■ **TRY IT**
Your answer should consist of each line from the data below that contains "must".

########

# GPUs/goVideoCompressor

Hardware: AMD Instinct MI355X
Metric: encoded frames/sec (whole node), 1080p30->H.264 CRF23 (higher is better)
Workload: dtype uint8 (8-bit 4:2:0 samples, int32 transforms)

## Files before the change

csrc/kernels/bindings_hip.cc:

```cpp
#include <pybind11/pybind11.h>
#include <pybind11/stl.h>

#include <cstdint>
#include <stdexcept>
#include <vector>

#include "../common/hevc_ctu_coder.h"
#include "hevc_decode.h"
#include "route.h"

namespace py = pybind11;

extern "C" {
long long mivc_hevc_entropy_state_bytes(int W, int H);
int mivc_launch_hevc_entropy(const void* pic, int B, const int* qp, const void* ctu, const void* cu, const void* col,
                             const unsigned long long* nzmap, const int16_t* cy, const int16_t* cb, const int16_t* cr,
                             uint8_t* state, long long state_bytes, uint8_t* out, unsigned cap, unsigned* sizes,
                             int* errs, unsigned long long* offs, unsigned long long* offs_host, uint8_t* dst,
                             unsigned long long dst_cap, int* overflow, void* stream, unsigned long long* prof,
                             int* gprog, void* gctx, const unsigned long long* tsmap);
long long mivc_hevc_entropy_ctx_bytes();
int mivc_launch_hevc_tskip_probe(int nblk, const uint16_t* src, const uint16_t* pred, int16_t* lev, uint16_t* rec, int* flag,
                                 long long* terms, int bd, int qp, int intra, int dst, int scan, int sdh, int rdoq,
                                 int rdoq_lam, int lamq, void* stream);
// ... 71 lines not shown
void mivc_launch_wp_stats16(const uint16_t* y, const uint16_t* u, const uint16_t* v, int w, int h, int npics,
                            unsigned long long* out, void* stream);
void mivc_launch_wp_stats(const uint8_t* y, const uint8_t* u, const uint8_t* v, int w, int h, int npics,
                          unsigned long long* out, void* stream);
void mivc_launch_wp_src(const uint8_t* src, uint8_t* dst, const int* wt, int B, long long plane_bytes, void* stream);
void mivc_launch_p_part8(int B, int wmb, int hmb, const uint8_t* src_y, const uint8_t* ref, const uint8_t* hp,
                         const int16_t* mv, const int16_t* pm, int* cost, uint8_t* pred, int16_t* mv8, const int* qp,
                         const int8_t* aq, int overhead, int min_satd, void* stream, const void* route, int nbuf,
                         const int* bits16, const uint8_t* dir16);
void mivc_launch_encode_intra(int B, int wmb, int hmb, const uint8_t* src_y, const uint8_t* src_u,
                              const uint8_t* src_v, uint8_t* rec_y, uint8_t* rec_u, uint8_t* rec_v, const int* qp,
                              int chroma_qp_offset, void* hdr, int16_t* coef, uint8_t* nz,
                              const uint8_t* intra_flag, const int* intra_count, int* err, int use_i4x4,
                              const int8_t* aq, void* stream, int use_i8x8, const void* route, int nbuf,
                              int slice_rows, int trellis, float trellis_lambda, int* gprog, long long gprog_ints);
void mivc_launch_deblock(int B, int wmb, int hmb, uint8_t* rec_y, uint8_t* rec_u, uint8_t* rec_v, const void* hdr,
                         const uint8_t* nz, int chroma_qp_offset, int alpha_off, int beta_off, int* err,
                         void* stream, const void* route, int nbuf);
void mivc_launch_decode_picture_dpb(int B, int wmb, int hmb, int dpb_n, uint8_t* dpb_y, uint8_t* dpb_u, uint8_t* dpb_v,
                                    const int16_t* cur_idx, const int16_t* reftab, const int16_t* wp, const int16_t* sub,
                                    const void* hdr, const uint32_t* mask, const uint32_t* off,
                                    const int16_t* coef, const int8_t* run, int any_inter, int chroma_qp_offset,
                                    uint8_t* nz, int* err, void* stream);
void mivc_launch_deblock_dpb(int B, int wmb, int hmb, int dpb_n, uint8_t* dpb_y, uint8_t* dpb_u, uint8_t* dpb_v,
                             const int16_t* cur_idx, const void* hdr, const uint8_t* nz, const uint8_t* bs,
                             int chroma_qp_offset, int alpha_off, int beta_off, int* err, void* stream);
void mivc_launch_decode_picture_dpb16(int B, int wmb, int hmb, int dpb_n, uint16_t* dpb_y, uint16_t* dpb_u,
                                      uint16_t* dpb_v, const int16_t* cur_idx, const int16_t* reftab, const int16_t* wp,
                                      const int16_t* sub, const void* hdr, const uint32_t* mask, const uint32_t* off,
                                      const int16_t* coef, const int8_t* run, int any_inter, int chroma_qp_offset, int bd,
                                      uint8_t* nz, int* err, void* stream);
void mivc_launch_deblock_dpb16(int B, int wmb, int hmb, int dpb_n, uint16_t* dpb_y, uint16_t* dpb_u, uint16_t* dpb_v,
                               const int16_t* cur_idx, const void* hdr, const uint8_t* bs, int chroma_qp_offset,
// ... 377 lines not shown
                           uintptr_t ru, uintptr_t rv, uintptr_t qp, int cqo, uintptr_t hdr, uintptr_t coef,
                           uintptr_t nz, uintptr_t intra_flag, uintptr_t intra_count, uintptr_t err, int use_i4x4,
                           uintptr_t stream, uintptr_t aq, int use_i8x8, uintptr_t route, int nbuf, int slice_rows,
                           int trellis, float trellis_lambda, uintptr_t gprog, long long gprog_ints) {
    mivc_launch_encode_intra(B, wmb, hmb, P<uint8_t>(sy), P<uint8_t>(su), P<uint8_t>(sv), P<uint8_t>(ry),
                             P<uint8_t>(ru), P<uint8_t>(rv), P<int>(qp), cqo, P<void>(hdr), P<int16_t>(coef),
                             P<uint8_t>(nz), P<uint8_t>(intra_flag), P<int>(intra_count), P<int>(err), use_i4x4,
                             P<int8_t>(aq), S(stream), use_i8x8, P<void>(route), nbuf, slice_rows, trellis,
                             trellis_lambda, P<int>(gprog), gprog_ints);
  }, py::arg("B"), py::arg("wmb"), py::arg("hmb"), py::arg("sy"), py::arg("su"), py::arg("sv"), py::arg("ry"),
     py::arg("ru"), py::arg("rv"), py::arg("qp"), py::arg("cqo"), py::arg("hdr"), py::arg("coef"), py::arg("nz"),
     py::arg("intra_flag"), py::arg("intra_count"), py::arg("err"), py::arg("use_i4x4"), py::arg("stream"),
     py::arg("aq") = 0, py::arg("use_i8x8") = 0, py::arg("route") = 0, py::arg("nbuf") = 0, py::arg("slice_rows") = 0,
     py::arg("trellis") = 0, py::arg("trellis_lambda") = 1.0f, py::arg("gprog") = 0, py::arg("gprog_ints") = 0);
  m.def("deblock", [](int B, int wmb, int hmb, uintptr_t ry, uintptr_t ru, uintptr_t rv, uintptr_t hdr, uintptr_t nz,
                      int cqo, int alpha_off, int beta_off, uintptr_t err, uintptr_t stream, uintptr_t route, int nbuf) {
    mivc_launch_deblock(B, wmb, hmb, P<uint8_t>(ry), P<uint8_t>(ru), P<uint8_t>(rv), P<void>(hdr), P<uint8_t>(nz),
                        cqo, alpha_off, beta_off, P<int>(err), S(stream), P<void>(route), nbuf);
  }, py::arg("B"), py::arg("wmb"), py::arg("hmb"), py::arg("ry"), py::arg("ru"), py::arg("rv"), py::arg("hdr"),
     py::arg("nz"), py::arg("cqo"), py::arg("alpha_off"), py::arg("beta_off"), py::arg("err"), py::arg("stream"),
     py::arg("route") = 0, py::arg("nbuf") = 0);
  m.def("decode_picture_dpb", [](int B, int wmb, int hmb, int dpb_n, uintptr_t y, uintptr_t u, uintptr_t v,
                                 uintptr_t cur_idx, uintptr_t reftab, uintptr_t wp, uintptr_t sub,
                                 uintptr_t hdr, uintptr_t mask, uintptr_t off, uintptr_t coef, uintptr_t run,
                                 int any_inter, int cqo, uintptr_t nz, uintptr_t err, uintptr_t stream) {
    if (dpb_n < 1 || dpb_n > 32767) throw std::invalid_argument("decode_picture_dpb: dpb_n must be 1..32767");
    mivc_launch_decode_picture_dpb(B, wmb, hmb, dpb_n, P<uint8_t>(y), P<uint8_t>(u), P<uint8_t>(v), P<int16_t>(cur_idx),
                                   P<int16_t>(reftab), P<int16_t>(wp), P<int16_t>(sub), P<void>(hdr),
                                   P<uint32_t>(mask), P<uint32_t>(off), P<int16_t>(coef), P<int8_t>(run), any_inter,
                                   cqo, P<uint8_t>(nz), P<int>(err), S(stream));
  });
  m.def("deblock_dpb", [](int B, int wmb, int hmb, int dpb_n, uintptr_t y, uintptr_t u, uintptr_t v, uintptr_t cur_idx,
                          uintptr_t hdr, uintptr_t nz, uintptr_t bs, int cqo, int alpha_off, int beta_off, uintptr_t err,
                          uintptr_t stream) {
    if (dpb_n < 1 || dpb_n > 32767) throw std::invalid_argument("deblock_dpb: dpb_n must be 1..32767");
    mivc_launch_deblock_dpb(B, wmb, hmb, dpb_n, P<uint8_t>(y), P<uint8_t>(u), P<uint8_t>(v), P<int16_t>(cur_idx),
// ... 437 lines not shown
```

########

■ **EXERCISE SOLUTION**
    if (dpb_n < 1 || dpb_n > 32767) throw std::invalid_argument("decode_picture_dpb: dpb_n must be 1..32767");
    if (dpb_n < 1 || dpb_n > 32767) throw std::invalid_argument("deblock_dpb: dpb_n must be 1..32767");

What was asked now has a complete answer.